- What is required:
Nothing is needed except the lines below that run from the one with "bB[4]), kA, kB);" through the one with "bB[5]), kA, kB);", repeated exactly.
Available records START
template <int C, bool EDGE, bool FAST, int NCH, bool QID, bool NT, bool MEASURE = false, bool C16 = false, bool RCT = false, bool YCC = false>
__global__ void __launch_bounds__(kFwdThreads) fwd_transform_quant_kernel(const FwdArgs a) {
    extern __shared__ __attribute__((aligned(16))) uint8_t lds[];
    if (ablate_flags(a.ablate) & 8) return;
    const int tid = threadIdx.x, lane = tid & 63;
    const int wave = __builtin_amdgcn_readfirstlane(tid >> 6);
    const uint32_t wg = xcd_contiguous_share(blockIdx.x, a.n_wg);
    const int tb = a.wg_tiles[wg], te = a.wg_tiles[wg + 1];
    trace_stamp(a.trace, wg, 0, tid);
    const unsigned long long t_entry = a.xcd_stat ? wall_clock64() : 0ull;
    uint8_t *junk = lds + 2 * a.buf_bytes;
    Tile *lds_tiles = reinterpret_cast<Tile *>(junk + 16 * kFwdThreads);
    if (tid < te - tb) lds_tiles[tid] = a.tiles[tb + tid];
    const uint8_t *img = a.pixels + (size_t)blockIdx.y * a.pixel_stride;
    int32_t *coefs = C16 ? reinterpret_cast<int32_t *>(reinterpret_cast<int16_t *>(a.coefs) + (size_t)blockIdx.y * a.coef_stride)
                         : a.coefs + (size_t)blockIdx.y * a.coef_stride;
    const int ldx = lane_dx(lane), ldy = lane_dy(lane);
    const int lane_rb = ldy * a.pitch + ldx * C;
    const uint32_t a16 = (uint32_t)reinterpret_cast<uintptr_t>(img);
    const uint32_t wc = (uint32_t)a.width * C, wc16 = wc & 15u;

    ChunkMap<NCH> cm;
#pragma unroll
    for (int c = 0; c < NCH; c++) {
        const uint32_t i = (uint32_t)tid + (uint32_t)c * kFwdThreads;
        const uint32_t r = a.cpr == 1 ? i : __umulhi(i, a.cpr_magic);
        cm.r[c] = r;
        cm.k16[c] = 16u * (i - r * a.cpr);
        cm.row_off[c] = r * wc;
    }

    u32x4 st[NCH + 1];
    Tile t = a.tiles[tb];
    stage_issue<C, EDGE, FAST, NCH>(a, t, img, tid, cm, st);
    stage_commit<NCH>(a, t, lds, junk, tid, st);
    __syncthreads();
    trace_stamp(a.trace, wg, 1, tid);

    for (int ti = tb; ti < te; ti++) {
        const uint8_t *cur = lds + ((ti - tb) & 1) * a.buf_bytes;
        const int buf_off = (int)(uint32_t)(uintptr_t)(const __attribute__((address_space(3))) uint8_t *)cur;
        uint8_t *nxt = lds + (((ti - tb) & 1) ^ 1) * a.buf_bytes;
        const bool more = ti + 1 < te;
        Tile tn = t;
        if (more) {
            const Tile &l = lds_tiles[ti + 1 - tb];
            tn.x_lo = __builtin_amdgcn_readfirstlane(l.x_lo);
            tn.y_lo = __builtin_amdgcn_readfirstlane(l.y_lo);
            tn.width_px = __builtin_amdgcn_readfirstlane(l.width_px);
            tn.n_rows = __builtin_amdgcn_readfirstlane(l.n_rows);
            tn.cell_begin = __builtin_amdgcn_readfirstlane(l.cell_begin);
            tn.cell_count = __builtin_amdgcn_readfirstlane(l.cell_count);
            stage_issue<C, EDGE, FAST, NCH>(a, tn, img, tid, cm, st);
        }

        if constexpr (C == 1) __builtin_amdgcn_s_setprio(3);
        const TileCell *meta = reinterpret_cast<const TileCell *>(cur + a.meta_off);
        const int n_items = (ablate_flags(a.ablate) & 2) ? 0 : t.cell_count * C;
        const uint32_t sh_base = a16 + (uint32_t)t.x_lo * C;
        int resA[kMaxPairsPerWave][8], resB[kMaxPairsPerWave][8];
        uint32_t offA[kMaxPairsPerWave], offB[kMaxPairsPerWave], valid[kMaxPairsPerWave];
#pragma unroll
        for (int c = 0; c < kMaxPairsPerWave; c++) {
            const int itA = 2 * (wave + kFwdWaves * c);
            offA[c] = offB[c] = 0;
            valid[c] = 0xFFFFFFFFu;
            if (itA < n_items) {
                const int itB = itA + 1 < n_items ? itA + 1 : itA;
                const ItemAddr A = item_addr<C, FAST, RCT, YCC>(a, t, meta, itA, ldx, ldy, lane_rb, buf_off, sh_base, wc16);
                const ItemAddr B = item_addr<C, FAST, RCT, YCC>(a, t, meta, itB, ldx, ldy, lane_rb, buf_off, sh_base, wc16);
                offA[c] = A.elem_off;
                offB[c] = B.elem_off;
                uint32_t leaf[8];
                if constexpr (C == 1) {
                    uint32_t wA[3], wB[3];
                    fetch_windows(A.rb, wA);
                    fetch_windows(B.rb, wB);
                    if ((A.leaf_mask & B.leaf_mask) != 0xFFu) {
                        mask_windows(A.leaf_mask, wA);
                        mask_windows(B.leaf_mask, wB);
                    }
                    leaf[0] = pair_bytes<0>(wA[0], wB[0]);
                    leaf[1] = pair_bytes<1>(wA[1], wB[1]);
                    leaf[2] = pair_bytes<0>(wA[1], wB[1]);
                    leaf[3] = pair_bytes<0>(wA[2], wB[2]);
                    leaf[4] = pair_bytes<2>(wA[0], wB[0]);
                    leaf[5] = pair_bytes<3>(wA[1], wB[1]);
                    leaf[6] = pair_bytes<2>(wA[1], wB[1]);
                    leaf[7] = pair_bytes<2>(wA[2], wB[2]);
                } else if constexpr (YCC) {
                    uint32_t rA[7], gA[7], bA[7], rB[7], gB[7], bB[7];
                    fetch_windows_ycc(buf_off, A.rb, rA, gA, bA);
                    fetch_windows_ycc(buf_off, B.rb, rB, gB, bB);
                    const YccWeights kA = ycc_weights(itA % 3), kB = ycc_weights(itB % 3);
                    leaf[0] = ycc_leaf(pair_bytes<0>(rA[0], rB[0]), pair_bytes<0>(gA[0], gB[0]), pair_bytes<0>(bA[0], bB[0]), kA, kB);
                    leaf[4] = ycc_leaf(pair_bytes<2>(rA[1], rB[1]), pair_bytes<2>(gA[1], gB[1]), pair_bytes<2>(bA[1], bB[1]), kA, kB);
                    leaf[2] = ycc_leaf(pair_bytes<0>(rA[2], rB[2]), pair_bytes<0>(gA[2], gB[2]), pair_bytes<0>(bA[2], bB[2]), kA, kB);
                    leaf[1] = ycc_leaf(pair_bytes<3>(rA[2], rB[2]), pair_bytes<3>(gA[2], gB[2]), pair_bytes<3>(bA[2], bB[2]), kA, kB);
                    leaf[6] = ycc_leaf(pair_bytes<2>(rA[3], rB[3]), pair_bytes<2>(gA[3], gB[3]), pair_bytes<2>(bA[3], bB[3]), kA, kB);
                    leaf[5] = ycc_leaf(pair_bytes<1>(rA[4], rB[4]), pair_bytes<1>(gA[4], gB[4]), pair_bytes<1>(bA[4], bB[4]), kA, kB);
                    leaf[3] = ycc_leaf(pair_bytes<0>(rA[5], rB[5]), pair_bytes<0>(gA[5], gB[5]), pair_bytes<0>(bA[5], bB[5]), kA, kB);
                    leaf[7] = ycc_leaf(pair_bytes<2>(rA[6], rB[6]), pair_bytes<2>(gA[6], gB[6]), pair_bytes<2>(bA[6], bB[6]), kA, kB);
                    if ((A.leaf_mask & B.leaf_mask) != 0xFFu) {
#pragma unroll
                        for (int j = 0; j < 8; j++) {
                            if (!((A.leaf_mask >> j) & 1u)) leaf[j] &= 0xFFFF0000u;
                            if (!((B.leaf_mask >> j) & 1u)) leaf[j] &= 0x0000FFFFu;
                        }
                    }
                } else {
                    uint32_t wA[7], wB[7];
                    fetch_windows_rgb(buf_off, A.rb, wA);
                    fetch_windows_rgb(buf_off, B.rb, wB);
                    leaf[0] = pair_bytes<0>(wA[0], wB[0]);
                    leaf[4] = pair_bytes<2>(wA[1], wB[1]);
                    leaf[2] = pair_bytes<0>(wA[2], wB[2]);
                    leaf[1] = pair_bytes<3>(wA[2], wB[2]);
                    leaf[6] = pair_bytes<2>(wA[3], wB[3]);
                    leaf[5] = pair_bytes<1>(wA[4], wB[4]);
                    leaf[3] = pair_bytes<0>(wA[5], wB[5]);
                    leaf[7] = pair_bytes<2>(wA[6], wB[6]);
                    if constexpr (RCT) {
                        const int chA = rct_source(itA % 3), chB = rct_source(itB % 3);
                        uint32_t gA[7], gB[7];
                        fetch_g_windows_item(buf_off, A.rb, chA, gA);
                        fetch_g_windows_item(buf_off, B.rb, chB, gB);
                        leaf[0] = rct_leaf(leaf[0], pair_bytes<0>(gA[0], gB[0]));
                        leaf[4] = rct_leaf(leaf[4], pair_bytes<2>(gA[1], gB[1]));
                        leaf[2] = rct_leaf(leaf[2], pair_bytes<0>(gA[2], gB[2]));
                        leaf[1] = rct_leaf(leaf[1], pair_bytes<3>(gA[2], gB[2]));
                        leaf[6] = rct_leaf(leaf[6], pair_bytes<2>(gA[3], gB[3]));
                        leaf[5] = rct_leaf(leaf[5], pair_bytes<1>(gA[4], gB[4]));
                        leaf[3] = rct_leaf(leaf[3], pair_bytes<0>(gA[5], gB[5]));
                        leaf[7] = rct_leaf(leaf[7], pair_bytes<2>(gA[6], gB[6]));
                    }
                    if ((A.leaf_mask & B.leaf_mask) != 0xFFu) {
#pragma unroll
                        for (int j = 0; j < 8; j++) {
                            if (!((A.leaf_mask >> j) & 1u)) leaf[j] &= 0xFFFF0000u;
                            if (!((B.leaf_mask >> j) & 1u)) leaf[j] &= 0x0000FFFFu;
                        }
                    }
                }
                fwd_wave_pk(leaf, lane, resA[c], resB[c]);
                if constexpr (C == 1) {
                    if (c == 0)
                        __builtin_amdgcn_s_setprio(2);
                    else
                        __builtin_amdgcn_s_setprio(1);
                }
                if (__builtin_amdgcn_readfirstlane(meta[itA / C].interior & meta[itB / C].interior) == 0)
                    valid[c] = validity_tree_pk(A.leaf_mask | (B.leaf_mask << 16), lane);
            }
        }
        if (more) stage_commit<NCH>(a, tn, nxt, junk, tid, st);
        if constexpr (C == 1) __builtin_amdgcn_s_setprio(0);
#pragma unroll
        for (int c = 0; c < kMaxPairsPerWave; c++) {
            const int itA = 2 * (wave + kFwdWaves * c);
            if (itA < n_items) {
                bool go = !(ablate_flags(a.ablate) & 4);
                if (!go) go = (resA[c][0] ^ resA[c][1] ^ resA[c][2] ^ resA[c][3] ^ resA[c][4] ^ resA[c][5] ^ resA[c][6] ^ resA[c][7] ^ resB[c][0] ^ resB[c][1] ^ resB[c][2] ^ resB[c][3] ^
                               resB[c][4] ^ resB[c][5] ^ resB[c][6] ^ resB[c][7]) == 0x12345678;
                if (go) {
                    if (__builtin_amdgcn_readfirstlane(valid[c] == 0xFFFFFFFFu ? 1 : 0) && __all(valid[c] == 0xFFFFFFFFu)) {
                        store_item<0, false, QID, NT, C16>(coefs, offA[c], lane, resA[c], valid[c], a);
                        if (itA + 1 < n_items) store_item<1, false, QID, NT, C16>(coefs, offB[c], lane, resB[c], valid[c], a);
                    } else {
                        store_item<0, true, QID, NT, C16>(coefs, offA[c], lane, resA[c], valid[c], a);
                        if (itA + 1 < n_items) store_item<1, true, QID, NT, C16>(coefs, offB[c], lane, resB[c], valid[c], a);
                    }
                }
            }
        }
        trace_stamp(a.trace, wg, 2 + ti - tb, tid);
        lds_barrier();
        t = tn;
    }
    trace_exit(a.trace, wg, tid);
    if (a.xcd_stat && tid == 0) {
        const uint32_t xcc = __builtin_amdgcn_s_getreg((3 << 11) | 20) & 7u;
        (void)__hip_atomic_fetch_add(a.xcd_stat + 2 * xcc, wall_clock64() - t_entry, __ATOMIC_RELAXED, __HIP_MEMORY_SCOPE_AGENT);
        (void)__hip_atomic_fetch_add(a.xcd_stat + 2 * xcc + 1, 1ull, __ATOMIC_RELAXED, __HIP_MEMORY_SCOPE_AGENT);
    }
}


}

const void *pick_forward_ycbcr(bool edge, bool fast, bool small, bool qid, bool plain, bool measure, bool c16);
#ifndef FRI_K1_YCBCR_INSTANCES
Available records END
- Written response:
                    leaf[5] = ycc_leaf(pair_bytes<1>(rA[4], rB[4]), pair_bytes<1>(gA[4], gB[4]), pair_bytes<1>(bA[4], bB[4]), kA, kB);
                    leaf[3] = ycc_leaf(pair_bytes<0>(rA[5], rB[5]), pair_bytes<0>(gA[5], gB[5]), pair_bytes<0>(bA[5], bB[5]), kA, kB);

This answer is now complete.